The former dictator has lived quietly at home in Jakarta since he was forced to step down in 1998 during widespread unrest.
This week also marks the 39th anniversary of a massacre that saw civilians become victims of a purge against alleged communists and their sympathisers after a putsch that then-general Suharto claimed was a communist coup attempt.
The number of deaths is estimated at 500,000, while scores of Indonesians suspected of being leftists were also imprisoned or sent to labour camps where some, such as celebrated author Pramoedya Ananta Toer, spent more than a decade.
Unless events such as these are adequately dealt with, the national unity desired by Yudhoyono to enact his broad promises of reform will be fruitless, the Jakarta Post newspaper said in an editorial.
"History once again comes knocking at the door of the nation's collective conscience," it said.
"When a nation is mature enough to democratically and peacefully elect its president, shouldn't it then be civilised enough to determine the truth ?," said the paper's columnist Kornelius Purba.
Tapol's Budiardjo said that, although Indonesia's parliament has agreed to set up a South Africa-style truth and reconciliation body, there is still work to be done to "face up to the reality of what happened during Suharto".
"Impunity is a huge problem in Indonesia.
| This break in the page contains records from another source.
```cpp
static int am_flush(nrsc5hip_engine *e, nrsc5hip_engine::Lane &ln, int n, const int *ids_dev)
{
    if (!e->cfg.p1_async) return 0;
    if (ln.am_step_count % 8) {
        const long long window = ln.am_step_count / 8;
        const int parity = (int)(window % NWIN), lane = (int)(window % e->naux_am);
        hipStream_t ax = ln.aux[lane];
        HIPCHK(hipEventRecord(ln.ev_window[parity], ln.main));
        HIPCHK(hipStreamWaitEvent(ax, ln.ev_window[parity], 0));
        { ProfScope p(e, NRSC5HIP_PROF_AM_DECODE, ax); launch_am_decode(e->tb, ln.db, n, ids_dev, parity, lane, e->cfg.l2_feedback, ax, e->am_segments, e->am_warm, e->am_runin); }
        ln.am_step_count += 8 - (ln.am_step_count % 8);
    }
    for (int k = 0; k < NAUX; k++) HIPCHK(hipStreamSynchronize(ln.aux[k]));
    for (int k = 0; k < NWIN; k++) ln.am_decoded_pending[k] = false;
    return 0;
}

static int run_steps_am(nrsc5hip_engine *e, int n, const int *ids_dev, int max_steps, int check_every, int *steps_done)
{
    nrsc5hip_engine::Lane &ln = e->lane;
    const bool pipe = e->cfg.p1_async != 0;
    const bool replay = ln.db.am_ckpt != nullptr;
    int done = 0;
    for (;;) {
        bool live = n > 0;
        while (live && done < max_steps) {
            HIPCHK(hipMemsetAsync(ln.counters_dev, 0, 4 * sizeof(int), ln.main));
            int burst = 0;
            for (; burst < check_every && done + burst < max_steps; burst++) {
                const long long window = ln.am_step_count / 8;
                const int parity = pipe ? (int)(window % NWIN) : -1, lane = (int)(window % e->naux_am);
                if (pipe && (ln.am_step_count % 8) == 0) {
                    if (ln.am_decoded_pending[parity]) { HIPCHK(hipStreamWaitEvent(ln.main, ln.ev_decoded[parity], 0)); ln.am_decoded_pending[parity] = false; }
                    if (replay && ln.am_step_count > 0) launch_rollback_am(ln.db, n, ids_dev, (int)window, e->verdict_lag, ln.main);
                }
                { ProfScope p(e, NRSC5HIP_PROF_AM, ln.main); launch_am_step(e->tb, ln.db, n, ids_dev, ln.main, e->cfg.l2_feedback, parity, (int)(ln.am_step_count % 8), (int)window); }
                if (pipe && (ln.am_step_count % 8) == 7) {
                    hipStream_t ax = ln.aux[lane];
                    HIPCHK(hipEventRecord(ln.ev_window[parity], ln.main));
                    HIPCHK(hipStreamWaitEvent(ax, ln.ev_window[parity], 0));
                    { ProfScope p(e, NRSC5HIP_PROF_AM_DECODE, ax); launch_am_decode(e->tb, ln.db, n, ids_dev, parity, lane, e->cfg.l2_feedback, ax, e->am_segments, e->am_warm, e->am_runin); }
// ... 1562 lines not shown
```

nrsc5_amd/csrc/k_replay.hip:

```cpp
#include <hip/hip_runtime.h>
#include "kernels.h"

namespace nrsc5 {

__device__ inline int stream_of(const int *ids, int idx) { return ids ? ids[idx] : idx; }

__global__ __launch_bounds__(256) void k_rollback(DevBuffers db, const int *ids, int cur_window, int min_age)
{
    const int s = stream_of(ids, blockIdx.x);
    StreamState &st = db.state[s];
    BlockRecord *ring = db.records + (size_t)s * db.rec_cap;
    __shared__ int sh_p;
    const int tid = threadIdx.x;
    if (tid == 0) {
        int best = -1, best_rec = 0x7fffffff;
        for (int p = 0; p < NWIN; p++) {
            const int v = st.p1_verdict[p];
            if (v == 0 || cur_window - st.p1_window[p] < min_age) continue;
            st.p1_verdict[p] = 0;
            if (v != 2) continue;
            const int a = st.p1_recabs[p];
            if (ring[a % db.rec_cap].flags & REC_DISCARDED) continue;
            if (a < best_rec) { best_rec = a; best = p; }
        }
// ... 27 lines not shown
    }
}

__global__ __launch_bounds__(256) void k_rollback_am(DevBuffers db, const int *ids, int cur_window, int min_age)
{
    const int s = stream_of(ids, blockIdx.x);
    StreamState &st = db.state[s];
    AmStream &am = db.am[s];
    BlockRecord *ring = db.records + (size_t)s * db.rec_cap;
    __shared__ int sh_p, sh_j, sh_best;
    const int tid = threadIdx.x;
    if (tid == 0) { sh_best = 0x7fffffff; sh_p = -1; sh_j = 0; }
    __syncthreads();
    int mine = 0x7fffffff;
    if (tid < NWIN * 8) {
        const int p = tid >> 3, j = tid & 7;
        AmJob &job = db.am_job[(size_t)s * NWIN + p];
        if (cur_window - job.window >= min_age
            && job.verdict[j] == 2 && job.deliver_abs[j] >= 0) {
            job.verdict[j] = 3;
            const int a = job.deliver_abs[j];
            if (!(ring[a % db.rec_cap].flags & REC_DISCARDED)) { mine = a; atomicMin(&sh_best, a); }
        }
    }
    __syncthreads();
    if (tid < NWIN * 8 && mine != 0x7fffffff && mine == sh_best) { sh_p = tid >> 3; sh_j = tid & 7; }
    __syncthreads();
    const int p = sh_p, j = sh_j;
    if (p < 0) return;
    const AmCkpt &ck = db.am_ckpt[((size_t)s * NWIN + p) * 8 + j];
    const int a = db.am_job[(size_t)s * NWIN + p].deliver_abs[j], n = st.nblocks;
    for (int r = a + 1 + tid; r < n; r += 256) atomicOr(&ring[r % db.rec_cap].flags, (uint32_t)REC_DISCARDED);
    if (tid < 31) { st.fir_hist[tid] = ck.st.fir_hist[tid]; st.stale.fir[MODE_AM][tid] = ck.st.stale.fir[MODE_AM][tid]; }
    if (tid == 0) {
        st.rd = ck.st.rd;
        st.prev_angle = ck.st.prev_angle; st.theta = ck.st.theta; st.keep_extra = ck.st.keep_extra; st.cfo = ck.st.cfo;
        st.psmi = ck.st.psmi; st.cfo_wait = ck.st.cfo_wait; st.bc = ck.st.bc; st.samperr = ck.st.samperr; st.angle = ck.st.angle;
        st.fine_epoch = ck.st.fine_epoch;
        st.stale.fir_pushed[MODE_AM] = ck.st.stale.fir_pushed[MODE_AM];
        am.pli = ck.am.pli; am.hppi = ck.am.hppi; am.aabi = ck.am.aabi; am.rdbi = ck.am.rdbi; am.offset_history = ck.am.offset_history;
        am.am_errors = ck.am.am_errors; am.am_diversity_wait = ck.am.am_diversity_wait;
        am.q_head = j == 7 ? (ck.am.q_head + 1) % 3 : ck.am.q_head;
        am.frame_slot = ck.am.frame_slot; am.vit_parity = ck.am.vit_parity; am.next_job = ck.am.next_job;
        am.dec_bc = -1;
        st.sync_state = SYNC_NONE;
        BlockRecord &rec = ring[a % db.rec_cap];
        if (rec.state_after == SYNC_FINE) { rec.state_after = SYNC_NONE; rec.flags |= REC_LOST_SYNC; }
        st.ndiscard += n - a - 1;
        atomicAdd(&db.counters[3], 1);
        atomicAdd(&db.counters[0], 1);
    }
}

void launch_rollback_am(const DevBuffers &db, int nstreams, const int *stream_ids, int cur_window, int min_age, hipStream_t st)
{
    hipLaunchKernelGGL(k_rollback_am, dim3(nstreams), dim3(256), 0, st, db, stream_ids, cur_window, min_age);
}

void launch_rollback(const DevBuffers &db, int nstreams, const int *stream_ids, int cur_window, int min_age, hipStream_t st)
{
    hipLaunchKernelGGL(k_rollback, dim3(nstreams), dim3(256), 0, st, db, stream_ids, cur_window, min_age);
}

}
```

nrsc5_amd/csrc/kernels.h:

```cpp
#pragma once
#include "nrsc5hip.h"
#include "nrsc5_dev.h"

namespace nrsc5 {

struct DevTables {
    const uint16_t *deint_lut;
    const uint16_t *pids_gather;
    const uint32_t *eq_cell;
    const uint16_t *eq_out;
    const uint32_t *scr_p1;
    const uint32_t *scr_pids;
    const float2 *twiddle;
    const float2 *twiddle_a;
    const float *shape;
    const int16_t *hb_q15;
    const int16_t *acq_q15;
    const uint32_t *px_delay_wide;
    const uint32_t *px_delay_narrow;
    const uint32_t *am_deint_p1;
    const uint32_t *am_deint_p3_ma3;
    const uint32_t *am_deint_p3_ma1;
    const int16_t *am_acq_q15;
    const float *am_shape;
// ... 29 lines not shown
    uint32_t *p1_mirror;
    int p1_slots;
    BlockRecord *records;
    int rec_cap;
    int *counters;
    long long *sync_phase_cycles;
    int8_t *px_mem;
    int8_t *px_pair;
    int8_t *px_stage;
    PxJob *px_job;
    unsigned long long *px_dec;
    uint32_t *px_ring;
    int px_slots;
    AmStream *am;
    uint8_t *am_sym;
    uint8_t *am_q;
    int8_t *am_vit;
    int am_nvit;
    unsigned long long *am_dec;
    K9Meta *am_k9meta;
    unsigned *am_k9stats;
    AmJob *am_job;
    AmCkpt *am_ckpt;
    float *am_ber;
    int8_t *am_pids_stage;
    int *am_pids_rec;
    nrsc5hip_l2_frame *l2_ring;
    nrsc5hip_l2_frame *l2_px_ring;
    nrsc5hip_l2_frame *l2_am_ring;
};
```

No army officer has been brought to justice," she said, comparing Suharto's situation to that of Chilean former dictator Augusto Pinochet and Iraq's Saddam Hussein.
"In Chile, Pinochet faces the possibility of being brought to justice, Saddam Hussein is in prison, Suharto should also be treated in the same way, but he is living as a free man".
Mohammad Budiyatna, an analyst from the state Universitas Indonesia, said bringing Suharto and others to justice would be an important step for Yudhoyono if he is to fulfill pledges of tackling rampant graft.
"The sentence is not important, whether they serve two weeks or one month in also not important. What is important is that they are convicted," he said.